---------- DATA TO PROCESS

template <typename PIX, int SP>
TK_DEV void inv_transform_recon(const Team t, XformWs* ws, const PIX* pred_, int pstride, PIX* rec_, int rstride,
                                int size, int bitdepth) {
  const auto pred = spc<SP>(pred_);
  const auto rec = spc<SP>(rec_);
  const int n = size < 32 ? size : 32;
  const int scale = size / n;
  const int qsize = n < kMaxQuant ? n : kMaxQuant;
  const int rs = 5 - ilog2((unsigned)n);
  lds_i16* const itmp = TK_LDS_PTR(ws->in);
  const lds_i16* const mt = TK_DCTT(t, ws) + dctT_off(n);
  const lds_i16* const rcoef = TK_LDS_PTR(ws->coef);
  const int shift_2 = 20 - bitdepth, add_2 = 1 << (shift_2 - 1);
  const Pow2 dn = mk_pow2(n);
  (void)rs;
  for (int k = t.rank; k < qsize * n; k += t.size) {
    int i, j;
    split2(dn, k, i, j);
    const int sum = dot_i16(mt + j * n, rcoef + i * qsize, qsize, j);
    itmp[j * qsize + i] = (int16_t)clampi((sum + 64) >> 7, -32768, 32767);
  }
  t.sync();
#ifndef TK_NOVEC
  {
    const int S = (int)sizeof(PIX);
    const unsigned al = (unsigned)(uintptr_t)pred_ | (unsigned)(uintptr_t)rec_ | (unsigned)(pstride * S) | (unsigned)(rstride * S);
    const int step = scale == 1 ? 4 : scale;
    if (tk_uniform(!(al & (unsigned)(step * S - 1)))) {
      if (scale == 1) {
        const int ppr = n >> 2, lg = ilog2((unsigned)ppr);
        for (int k = t.rank; k < ppr * n; k += t.size) {
          const int i = k >> lg, j = (k & (ppr - 1)) << 2;
          int p[4];
          load_samples<SP, PIX, 4>(pred_ + i * pstride + j, p);
          TK_UNROLL
          for (int q = 0; q < 4; q++) {
            const int sum = dot_i16(mt + (j + q) * n, itmp + i * qsize, qsize, j + q);
            p[q] = sat_pix(clampi((sum + add_2) >> shift_2, -32768, 32767) + p[q], bitdepth);
          }
          store_samples<SP, PIX, 4>(rec_ + i * rstride + j, p);
        }
      } else {
        for (int k = t.rank; k < n * n; k += t.size) {
          int i, j;
          split2(dn, k, i, j);
          const int sum = dot_i16(mt + j * n, itmp + i * qsize, qsize, j);
          const int r = clampi((sum + add_2) >> shift_2, -32768, 32767);
          const PIX* p = pred_ + scale * i * pstride + scale * j;
          PIX* o = rec_ + scale * i * rstride + scale * j;
          if (scale == 2) box_recon<SP, PIX, 2>(r, p, pstride, o, rstride, bitdepth);
          else if (scale == 4) box_recon<SP, PIX, 4>(r, p, pstride, o, rstride, bitdepth);
          else box_recon<SP, PIX, 8>(r, p, pstride, o, rstride, bitdepth);
        }
      }
      t.sync();
      return;
    }
  }
#endif
  for (int k = t.rank; k < n * n; k += t.size) {
    int i, j;
    split2(dn, k, i, j);
    const int sum = dot_i16(mt + j * n, itmp + i * qsize, qsize, j);
    int r = clampi((sum + add_2) >> shift_2, -32768, 32767);
    for (int m = 0; m < scale; m++)
      for (int x = 0; x < scale; x++) {
        int yy = scale * i + m, xx = scale * j + x;
        rec[yy * rstride + xx] = (PIX)sat_pix(r + (int)pred[yy * pstride + xx], bitdepth);
      }
  }
  t.sync();
}

template <int SD, int SS, int V> TK_DEV void copy_rows_vec(const Team t, void* dst_, int dpitch, const void* src_, int spitch, int rowbytes, int h) {
  const int ppr = rowbytes / V;
#if TK_HOST
  for (int k = t.rank; k < ppr * h; k += t.size) {
    const int i = k / ppr, j = k - i * ppr;
    __builtin_memcpy((char*)dst_ + (size_t)i * dpitch + j * V, (const char*)src_ + (size_t)i * spitch + j * V, V);
  }
#else
  typedef uint32_t __attribute__((ext_vector_type(V / 4))) vec_t;
  const auto dst = spc<SD>((char*)dst_);
  const auto src = spc<SS>((const char*)src_);
  const int lg = (ppr & (ppr - 1)) ? -1 : ilog2((unsigned)ppr);
  for (int k = t.rank; k < ppr * h; k += t.size) {
    int i, j;
    if (lg >= 0) { i = k >> lg; j = k & (ppr - 1); } else { i = k / ppr; j = k - i * ppr; }
    *(typename SpT<SD, vec_t>::ptr)(dst + i * dpitch + j * V) = *(typename SpT<SS, const vec_t>::ptr)(src + i * spitch + j * V);
  }
#endif
}
template <int SD, int SS, typename PIX>
TK_DEV void copy_block(const Team t, PIX* dst_, int dstride, const PIX* src_, int sstride, int w, int h) {
  dst_ = tk_uniform_ptr(dst_); src_ = tk_uniform_ptr(src_); dstride = tk_uniform(dstride); sstride = tk_uniform(sstride); w = tk_uniform(w); h = tk_uniform(h);
  const int S = (int)sizeof(PIX);
#ifdef TK_NOVEC
  const unsigned al = 1u;
#else
  const unsigned al = (unsigned)(uintptr_t)dst_ | (unsigned)(uintptr_t)src_ | (unsigned)(dstride * S) | (unsigned)(sstride * S) | (unsigned)(w * S);
#endif
  if (!(al & 15u)) { copy_rows_vec<SD, SS, 16>(t, dst_, dstride * S, src_, sstride * S, w * S, h); return; }
  if (!(al & 7u)) { copy_rows_vec<SD, SS, 8>(t, dst_, dstride * S, src_, sstride * S, w * S, h); return; }
  if (!(al & 3u)) { copy_rows_vec<SD, SS, 4>(t, dst_, dstride * S, src_, sstride * S, w * S, h); return; }
  const auto dst = spc<SD>(dst_);
  const auto src = spc<SS>(src_);
  if ((w & (w - 1)) == 0) {
    const Pow2 pw = mk_pow2(w);
    for (int k = t.rank; k < w * h; k += t.size) {
      int i, j;
      split2(pw, k, i, j);
      dst[i * dstride + j] = src[i * sstride + j];
    }
  } else {
    for (int k = t.rank; k < w * h; k += t.size) {
      int i = k / w, j = k - i * w;
      dst[i * dstride + j] = src[i * sstride + j];
    }
  }
}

--------------------

#### PROBLEM DESCRIPTION
In the data above, how many lines contain the word "rcoef"? Only the number is wanted.

#### EXPECTED OUTPUT
2